What Once Stood On The Vacant Acres In Milwaukee's Harbor?
A bankruptcy judge Tuesday approved the sale of the former Milwaukee Solvay Coke & Gas Company site to Wisconsin Gas LLC, a We Energies affiliate. It was the only bidder, offering $4 million for the 47-acre parcel.
We Energies is among several businesses that are responsible for the site's environmental cleanup. The utility used to operate a gas works there years ago.
Before previous owner Golden Marina filed for bankruptcy, it had hoped to create housing and a marina there.
A We Energies spokesperson says the company anticipates to close on the sale in early May.
Original post, March 17:
For this week's Bubbler Talk, we look into a question submitted by Scott Wimer, who asked: What used to be located on the land south of Greenfield Ave., west of the Kinnickinnic River and east of the old Chicago/Northwestern tracks?
Perhaps you'd recognize that big, vacant plot (actually it's two distinct parcels) in the Milwaukee Harbor as formerly holding gigantic coal piles and dilapidated buildings.
Although WUWM's Susan Bence wasn't able to connect with Scott (Scott, where are you?), she did meet up with two people in the know at UWM's School of Freshwater Sciences.

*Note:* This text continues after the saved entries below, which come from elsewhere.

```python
class MfccCfg(C.Structure):
# ... 158 lines not shown
    "amx_pms_read": (C.c_int, [C.c_char_p, C.POINTER(_P)]),
    "amx_pms_write": (C.c_int, [C.POINTER(GmmModel), C.c_char_p]),
    "amx_mixture_set_view": (C.c_int, [_P, C.POINTER(GmmModel)]),
    "amx_mixture_set_destroy": (None, [_P]),
    "amx_ffnn_create": (C.c_int, [_P, C.POINTER(FfnnModel), C.POINTER(_P)]),
    "amx_ffnn_create_ex": (C.c_int, [_P, C.POINTER(FfnnModel), C.POINTER(FfnnLayers), C.POINTER(_P)]),
    "amx_ffnn_destroy": (None, [_P]),
    "amx_ffnn_input_dim": (C.c_int, [_P]),
    "amx_ffnn_output_dim": (C.c_int, [_P]),
    "amx_ffnn_score": (C.c_int, [_P, _P, C.c_int, _P]),
    "amx_ffnn_score_dev": (C.c_int, [_P, _P, C.c_int, C.c_int, _P]),
    "amx_device_clocks_dev": (C.c_int, [_P, _P]),
    "amx_device_clocks_xcd_dev": (C.c_int, [_P, _P]),
    "amx_ffnn_wait_dev": (C.c_int, [_P]),
    "amx_ffnn_precision": (C.c_int, [_P, C.POINTER(C.c_double)]),
    "amx_ffnn_score_stats_dev": (C.c_int, [_P, _P, C.c_int, C.c_int, _P, _P, _P, _P]),
    "amx_ffnn_hidden_dim": (C.c_int, [_P]),
    "amx_dc_detection": (C.c_int, [_P, C.c_longlong, C.c_double, C.c_double, C.c_float, C.c_double, C.c_int, C.c_int, _P, _P, C.c_longlong, _P]),
    "amx_ffnn_forward_hidden_dev": (C.c_int, [_P, _P, C.c_int, C.c_int, _P]),
    "amx_ffnn_forward_dev": (C.c_int, [_P, _P, C.c_int, C.c_int, _P, C.c_int]),
    "amx_ffnn_score_on_demand_dev": (C.c_int, [_P, _P, C.c_int, _P, _P, _P]),
    "amx_precomputed_score_dev": (C.c_int, [_P, _P, C.c_int, C.c_int, C.c_int, _P, _P, C.c_float, _P]),
    "amx_class_labels_init": (C.c_int, [C.c_int, _P, C.c_int, _P, C.POINTER(C.c_int)]),
    "amx_nn_vector_read_f32": (C.c_int, [C.c_char_p, C.POINTER(C.c_int), C.POINTER(_P)]),
    "amx_nn_vector_write_f32": (C.c_int, [C.c_char_p, C.c_int, _P]),
    "amx_nn_vector_read_s32": (C.c_int, [C.c_char_p, C.POINTER(C.c_int), C.POINTER(_P)]),
    "amx_nn_vector_write_s32": (C.c_int, [C.c_char_p, C.c_int, _P]),
    "amx_nn_vector_read_u32": (C.c_int, [C.c_char_p, C.POINTER(C.c_int), C.POINTER(_P)]),
    "amx_nn_matrix_read": (C.c_int, [C.c_char_p, C.POINTER(C.c_int), C.POINTER(C.c_int), C.POINTER(_P)]),
    "amx_nn_matrix_write": (C.c_int, [C.c_char_p, C.c_int, C.c_int, _P]),
# ... 59 lines not shown
```

rasr_amd/csrc/ffnn.hip:

```cpp
#include "common.hpp"

#include <hip/hip_bf16.h>

#include <algorithm>
#include <map>
#include <tuple>
#include <type_traits>
#include <cmath>
#include <cstring>

namespace amx {

typedef __attribute__((ext_vector_type(8))) short bf16x8;
typedef __attribute__((ext_vector_type(16))) float f32x16;
typedef unsigned short                              bf16_t;

typedef float  f32x2 __attribute__((ext_vector_type(2)));
typedef float  f32x4 __attribute__((ext_vector_type(4)));
typedef __bf16 bf16x2 __attribute__((ext_vector_type(2)));

__device__ __forceinline__ unsigned pack_bf16(float lo, float hi) {
    f32x2 v = {lo, hi};
    return __builtin_bit_cast(unsigned, __builtin_convertvector(v, bf16x2));
}
// ... 1325 lines not shown
        const void *feats, *scores, *best, *counts, *sum;
        hipStream_t stream;
        int         stride, T, stats;
        bool operator<(const GraphKey& o) const {
            return std::tie(feats, scores, best, counts, sum, stream, stride, T, stats) <
                   std::tie(o.feats, o.scores, o.best, o.counts, o.sum, o.stream, o.stride, o.T, o.stats);
        }
    };
    std::map<GraphKey, hipGraphExec_t> graphs;
    float *d_host_f = nullptr, *d_host_s = nullptr;
    size_t host_f_cap = 0, host_s_cap = 0;
    int    use_graphs = 1;
    int    gemm_persistent = 1;
    int    gemm_cfg       = -1;
    int    chunk          = 32768;
    int    mx_stagger     = 0;
    int    mx_dbg         = 0;
    int    mx_ksplit      = 1;
    float*    d_ks_ws  = nullptr;
    size_t    ks_ws_cap = 0;
    unsigned* h_overflow = nullptr;
    unsigned* d_overflow = nullptr;
    amx::PreOps         pre{};
    std::vector<float*> d_pre;
    std::vector<int>    mo_groups;
    std::vector<int*>   d_mo_off, d_mo_size;
    int    mo_width = 0;
    float* d_mo     = nullptr;
    size_t elt() const { return precision == AMX_PREC_FP32 ? 4 : 2; }
    bool   mfma_bf16() const { return precision != AMX_PREC_FP32; }
// ... 185 lines not shown
        case 11:
            if constexpr (LAST)
                launch_bf16<CfgS3, ACT, LAST>(h, l, x, ldx, out, ldo, T, Tpad);
            else
                launch_bf16<CfgS3L, ACT, LAST>(h, l, x, ldx, out, ldo, T, Tpad);
            break;
        default: launch_bf16<CfgA, ACT, LAST>(h, l, x, ldx, out, ldo, T, Tpad); break;
    }
}
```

It overlooks the harbor as well as the two parcels of property in question.
Larry Sullivan, the Port of Milwaukee's chief engineer, has seen many changes to this area - he's been with the Port for more than 50 years.
When Sullivan's career started, the Solvay Coke & Gas Company owned both pieces of land. It used the smaller, 14-acre, pie-shaped plot to store materials. "It originally was a coal storage site and later coke storage site," Sullivan says. "Eventually it was sold to the city." (For reference, when Sullivan talks about coke, he's not talking about Coca Cola, but rather an important raw material for steel-making.)
"There was a U.S. Coast Guard lifesaving station back in the corner and, for a number of years, that's where they would launch boats to try to rescue people," Sullivan adds.
Dave Misky, who works for the Milwaukee Redevelopment Authority, says harbor activity along Greenfield Avenue stretches back to the 1800s. "There used to be a tank farm on the property. These were large, 50,000-gallon tanks that stored fuel. They were brought in on ships and distributed via rail or truck," Misky explains.
The neighboring and much bigger chunk of property - 44 acres, experienced a parade of industrial use, from leather tanning to furnace companies. But people might recognize the land as being occupied by the Solvay Coke & Gas Company's buildings and manufacturing plant.
Solvay ceased production of gas and coke in the 1980s, but its graffiti-adorned buildings didn't come down until 2016, and not without careful oversight of the removal of its hazardous waste.
The Solvay site has been an EPA Superfund site.
Port Engineer Larry Sullivan looks at the land with a glass half-full attitude. "It's full seaway draft - 27 feet, ("draft" referring to the depth of a ship's hull below the waterline), and it has a dock wall that the city has put a lot of money into that will take ships right up next to the wall. So its a unique area where you can handle deep-draft vessels."
Right now, Milwaukee is accepting proposals for the 14 acres the city owns. "We are hoping we can find a mixed-use that works for everybody, that takes advantage of that unique site," Sullivan says.
As for the larger, 44-acre former Solvay parcel, it is on the auction block.
UWM Architecture Professor Jim Wasley has been dreaming about the property's potential for years. He has even had his students formulate visions of the harbor's commercial and ecological restoration.
READ & LISTEN: WUWM's Coverage On The Revitalization of Milwaukee's Harbor
"The big vision we ended up settling on, and have developed through subsequent studio, [is that] people want the harbor to be publicly accessible," he says. "There should be a public harbor walk. People want the harbor to be densely developed economically, an engine for this neighborhood and successful. So, there's a certain amount of density that's needed. As we see all over the world, harbors are being redeveloped."
And, to our question-asker Scott, wherever you are - we hope this quenches your curiosity.